Ah, il glorioso “Golden power”. Quel potere magico che l’Italia brandisce con orgoglio per difendere gli intoccabili “interessi economici e finanziari”, perché, si sa, la sicurezza nazionale è roba seria da non sottovalutare, specialmente quando si tratta di risparmiatori che quel risparmio lo vogliono vedere tutelato, non volatilizzato in qualche operazione bancaria. Ecco quindi la lettera tutta seria del ministero dell’Economia inviata all’illuminato Ue, più precisamente alla Dg Comp, con quell’impalcatura di clausole e rassicurazioni che il governo ha approvato, dichiarando tutto legittimo, fattibile e pienamente nel diritto di applicare quei famigerati poteri speciali sull’operazione Unicredit-Banco Bpm. Il tutto condito da una chicca decisamente poco casuale: Unicredit dovrà sbrigarsi a uscire dalla Russia entro il 18 gennaio. Perché, ovviamente, essere coerenti è la priorità di un gigante bancario coinvolto in una missione esemplare di salvataggio risparmiatori.

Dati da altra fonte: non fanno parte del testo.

@@ -856,10 +905,13 @@
         const uint32_t qn = MID ? q_after : ordered || listed ? q_ord_next : q + gridDim.x;
         const bool park = MID ? q_after != 0xFFFFFFFFu : ordered || listed ? q_ord_next != 0xFFFFFFFFu : qn < p.nq;
         if (wave == 1u && park) {
-            const char* const rn = p.prep + (size_t)qn * p.prep_stride + lane * 4u;
+            uint32_t lo4 = lane * 4u; asm volatile("" : "+v"(lo4));
+            const char* const rn = p.prep + (size_t)qn * p.prep_stride + lo4;
             const uint32_t dst = (uint32_t)__builtin_amdgcn_readfirstlane((int)lds_addr(pre));
             if (lane * 4u < p.prep_stride) glds_dword_uncounted(rn, dst);
-            if (256u + lane * 4u < min(p.prep_stride, 320u)) glds_dword_uncounted(rn + 256, dst + 256u);
+            constexpr uint32_t PARK = (uint32_t)(sizeof(PrepHead) + (MID ? 10u : 8u) * sizeof(PrepItem));
+            static_assert((MID && !SRN_MID_PREFETCH) || F_PRE + PARK <= F_SINV, "the parked record ends in front of F_SINV");
+            if (256u + lane * 4u < min(p.prep_stride, PARK)) glds_dword_uncounted(rn + 256, dst + 256u);
         }
 #pragma unroll
         for (int t = 0; t < 3; ++t) {
diff --git a/serenade_amd/csrc/srn_internal.h b/serenade_amd/csrc/srn_internal.h
--- a/serenade_amd/csrc/srn_internal.h
+++ b/serenade_amd/csrc/srn_internal.h
@@ -194,6 +194,7 @@
 int device_kernel_timing(DeviceState* d, int enable);
 int device_reserve(DeviceState* d, const FlatIndex& ix, const LaunchParams& p, void* stream);
 int device_last_path_counts(DeviceState* d, uint32_t* nq, uint32_t* general, uint32_t* global_pass);
+int device_debug_prep_records(DeviceState* d, const FlatIndex& ix, const uint64_t* items_flat, const uint32_t* q_off, size_t nq, size_t m, size_t max_len, void* out, size_t cap_bytes, size_t* out_stride);
 int device_last_mid_count(DeviceState* d, uint32_t* listed, uint32_t* big_listed = nullptr);
 int device_last_dedup_count(DeviceState* d, uint32_t* merged);
 static constexpr unsigned kFlagNoResultCache = 0x80000000u;
diff --git a/serenade_amd/csrc/srn_kernels.h b/serenade_amd/csrc/srn_kernels.h
--- a/serenade_amd/csrc/srn_kernels.h
+++ b/serenade_amd/csrc/srn_kernels.h
@@ -27,7 +27,8 @@
 
 struct LaunchAux { const uint32_t* qlist; const uint32_t* qlist_n; uint32_t* retry_list; uint32_t* retry_cnt; char* gscratch; unsigned long long gscratch_stride; char* nb_spill; };
 
-struct PrepHead { uint32_t U, rmax, xlo, sumw, P, nruns, L, n_staged, run_start[8], cur_attr, unsafe; };
+enum ReadyWord : uint32_t { RW_FLAGS = 0, RW_LMASK = 1, RW_CUR = 2, RW_PS = 3, RW_KEPT = 4, RW_BASE = 8, RW_WORDS = 16 };
+struct PrepHead { uint32_t U, rmax, xlo, sumw, P, nruns, L, n_staged, run_start[8], cur_attr, unsafe, ready[RW_WORDS]; };
 struct PrepItem { uint32_t idx, len, pre, kept; unsigned long long base; };
 
 struct ShardPos { uint32_t idx, len; unsigned long long base; };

Ecco il fulcro di questo intrigo all’italiana: un fiume di depositi e risparmi che si unisce, si fonde, si mescola per centinaia di miliardi, creando quella che evidentemente è una questione di sicurezza… economica, ovviamente. Insomma, un’ottima scusa per giustificare azioni di potere sovrano in un contesto europeo che ogni tanto scuote la testa per la confusione tra politica e affari.

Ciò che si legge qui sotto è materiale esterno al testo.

template <typename T>
__global__ __launch_bounds__(256) void conv1_rows_pool_kernel(CRArgs a) {
  extern __shared__ __attribute__((aligned(16))) unsigned char ring_raw[];
  uint32_t* const ring = reinterpret_cast<uint32_t*>(ring_raw);
  const int tid = threadIdx.x, lane = tid & 63;
  const int wv = __builtin_amdgcn_readfirstlane(tid >> 6);
  const int m = lane & 15, kg = lane >> 4;
  const int H = a.H, SPI = H / 2 + 2, PPI = H + 4;
  const int G = gridDim.x;
  const int nimg = ((int)a.N - (int)blockIdx.x + G - 1) / G;
  const int S = nimg * SPI;

  for (int e = tid; e < C1RING * C1ROW; e += 256) ring[e] = 0u;
  uint4 w0, w1;
  {
    const T* __restrict__ Wg = reinterpret_cast<const T*>(a.w);
    uint32_t q0[4], q1[4];
#pragma unroll
    for (int i = 0; i < 4; ++i) {
      float v[4];
#pragma unroll
      for (int h = 0; h < 2; ++h) {
        const int kx = 2 * i + h;
        v[2 * h] = kx < 5 ? (float)Wg[(m * 5 + kg) * 5 + kx] : 0.f;
        v[2 * h + 1] = kx < 5 && kg == 0 ? (float)Wg[(m * 5 + 4) * 5 + kx] : 0.f;
      }
      q0[i] = pack2<T>(v[0], v[2]);
      q1[i] = pack2<T>(v[1], v[3]);
    }
    w0 = uint4{q0[0], q0[1], q0[2], q0[3]};
    w1 = uint4{q1[0], q1[1], q1[2], q1[3]};
  }
  const f32x4 bias = f32x4{a.b[4 * kg], a.b[4 * kg + 1], a.b[4 * kg + 2], a.b[4 * kg + 3]};

  const T* __restrict__ X = reinterpret_cast<const T*>(a.x);
  auto stage = [&](int pp) -> int {
    if (wv != 0) return 0;
    int nd = 0;
#pragma unroll
    for (int j = 0; j < 2; ++j) {
      const int pos = pp + j;
      const int il = pos / PPI, r = pos - il * PPI - 2;
      uint32_t* dst = ring + (pos & (C1RING - 1)) * C1ROW + 4;
      if (il < nimg && r >= 0 && r < H) {
        const long long n = (long long)blockIdx.x + (long long)il * G;
        if (lane < 16) lds_dma16(X + (n * H + r) * C1W + 8 * lane, dst);
        ++nd;
      } else if (lane < 16) {
        *reinterpret_cast<uint4*>(dst + 4 * lane) = uint4{0u, 0u, 0u, 0u};
      }
    }
    return nd;
  };
  auto shift = [&](int pp) {
    if (tid < 2 * C1CW) {
      const int j = tid / C1CW, i = tid - j * C1CW;
      uint32_t* row = ring + ((pp + j) & (C1RING - 1)) * C1ROW;
      const uint32_t lo = row[i], hi = row[i + 1];
      row[C1CW + i] = __builtin_amdgcn_alignbit(hi, lo, 16);
    }
  };
  __syncthreads();
  for (int pp = 0; pp < 10; pp += 2) stage(pp);
  asm volatile("s_waitcnt vmcnt(0)" ::: "memory");
  lds_barrier();
  shift(0); shift(2); shift(4);
  lds_barrier();

  const int wbase = 16 * wv + m + 3;
  auto bfrag = [&](int pos, int cb) -> uint4 {
    const uint32_t* row = ring + ((pos + kg) & (C1RING - 1)) * C1ROW + cb * C1CW + wbase;
    return uint4{row[0], row[1], row[2], row[3]};
  };
  T* __restrict__ O = reinterpret_cast<T*>(a.out);
  const int PW = C1W / 2, PH = H / 2;
  for (int g = 0; g < S; ++g) {
    const int nd = stage(2 * g + 10);
    shift(2 * g + 6);
    const int il = g / SPI, p = g - il * SPI;
    if (p < PH) {
      const int pb = 2 * g;
      f32x4 acc[2][2];
#pragma unroll
      for (int dy = 0; dy < 2; ++dy)
#pragma unroll
        for (int cb = 0; cb < 2; ++cb) {
          const uint4 b = bfrag(pb + dy, cb);
          uint4 b4 = bfrag(pb + dy + 4, cb);
          if (kg != 0) b4 = uint4{0u, 0u, 0u, 0u};
          acc[dy][cb] = mfma<T>(w0, b, bias);
          acc[dy][cb] = mfma<T>(w1, b4, acc[dy][cb]);
        }
      float v[4];
#pragma unroll
      for (int i = 0; i < 4; ++i)
        v[i] = fmaxf(fmaxf(fmaxf(acc[0][0][i], acc[0][1][i]), fmaxf(acc[1][0][i], acc[1][1][i])),
                     0.f);
      const long long n = (long long)blockIdx.x + (long long)il * G;
      *reinterpret_cast<uint2*>(O + ((n * PH + p) * PW + 16 * wv + m) * 16 + 4 * kg) =
          uint2{pack2<T>(v[0], v[1]), pack2<T>(v[2], v[3])};
    }
    if (wv == 0) {
      const int younger = nd + (p < PH ? 1 : 0);
      if (younger == 0) asm volatile("s_waitcnt vmcnt(0)" ::: "memory");
      else if (younger == 1) asm volatile("s_waitcnt vmcnt(1)" ::: "memory");
      else if (younger == 2) asm volatile("s_waitcnt vmcnt(2)" ::: "memory");
      else asm volatile("s_waitcnt vmcnt(3)" ::: "memory");
    }
    lds_barrier();
  }
}

template <typename T>
hipError_t launch_conv1_rows(const CRArgs& a, hipStream_t st) {
  const void* k = reinterpret_cast<const void*>(&conv1_rows_pool_kernel<T>);
  static int per_cu[64] = {};
  int dev = 0;
  hipError_t e = hipGetDevice(&dev);
  if (e != hipSuccess) return e;
  if (dev < 0 || dev >= 64) dev = 0;
  if (per_cu[dev] == 0) {
    int pc = 0;
    e = hipOccupancyMaxActiveBlocksPerMultiprocessor(&pc, k, 256, C1LDS);
    if (e != hipSuccess) return e;
    per_cu[dev] = std::max(1, pc);
  }
  const long long grid = std::min<long long>(a.N, (long long)per_cu[dev] * device_cus());
  SPECENH_LAUNCH(conv1_rows_pool_kernel<T>, dim3((unsigned)grid), dim3(256), C1LDS, st, a);
  return hipGetLastError();
}

struct E2Args {
  const void* x;
  const void* w1;
  const float* b1;
  const void* w2;
  const float* b2;
  void* out;
  int N, H;
};

constexpr int E2R1 = 32;
#ifndef SPECENH_ENC2_COPIES
#define SPECENH_ENC2_COPIES 4
#endif
constexpr int E2NC = SPECENH_ENC2_COPIES;
__host__ __device__ constexpr int E2CB(int c) {
  return E2NC == 4 ? (c == 0 ? 0 : c == 1 ? 72 : c == 2 ? 178 : 250) : c * C1CW;
}
constexpr int E2ROW = E2NC == 4 ? 352 : 2 * C1CW;
constexpr int E2RROWS = E2R1 + 2;
#ifndef SPECENH_ENC2_STAGGER
#define SPECENH_ENC2_STAGGER 0
#endif

constexpr int E2LDS = RC<16, 32, 64>::LDS + E2RROWS * E2ROW * 4 + 48 * 4;
constexpr int E2TILE = 32 * 32 * 2;
constexpr int E2LDS1 = E2LDS + 2 * E2TILE;
__host__ __device__ constexpr int e2_tile_write(int p, int c8) {
  return 64 * p + 8 * (c8 ^ (2 * ((p >> 1) & 3)));
}
__host__ __device__ constexpr int e2_tile_read(int k, int l) {
  const int p = 16 * k + (l >> 2);
  return 64 * p + 16 * ((l & 3) ^ ((p >> 1) & 3));
}

__device__ __forceinline__ uint32_t max_s16x2(uint32_t x, uint32_t y) {
  typedef short s2 __attribute__((ext_vector_type(2)));
  return __builtin_bit_cast(uint32_t, __builtin_elementwise_max(__builtin_bit_cast(s2, x),
                                                                __builtin_bit_cast(s2, y)));
}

Il 60% del capitale detenuto da investitori extra-Ue: un dettaglio poco trascurabile

Ma aspettate, non è finita qui. L’Ue, mai troppo sorda alle note stonate di questo balletto bancario, aveva espresso qualche dubbio (quasi un’irriverenza) sull’idea che due signori italiani potessero improvvisamente fondersi senza problemi. A quel punto, il governo si è giustamente schermito con una risposta da applausi: oltre il 60% del capitale di Unicredit è in mano a investitori extra-Ue. Magari un giorno qualcuno ci spiegherà perché un’azienda “italiana” abbia più azionisti fuori dall’Europa che dentro, ma intanto godiamoci questo spettacolo geografico. Per inciso, il Regno Unito – quel luogo di raffinata indipendenza post-Brexit – pesa per un bel 20% nell’azionariato, mentre la Norvegia, da brava outsider, regala anch’essa la sua quota di protagonismo. Tradotto: il 40% dei capitali è americano, cioè praticamente a casa di zio Sam, e poco importa se siano più o meno sotto gli occhi vigili dell’Ue.

Fortunatamente, il vero e unico motivo urgente che salva la faccia a questo pasticcio politico-finanziario è l’addio annunciato alla Russia. Un saluto diplomatico che non guasta mai, specialmente quando l’Italia vuole mostrarsi bella e intransigente sul palcoscenico internazionale contro l’invasione dell’Ucraina. Un gesto eterno di coerenza, quasi commovente se non fosse così grottescamente simbolico.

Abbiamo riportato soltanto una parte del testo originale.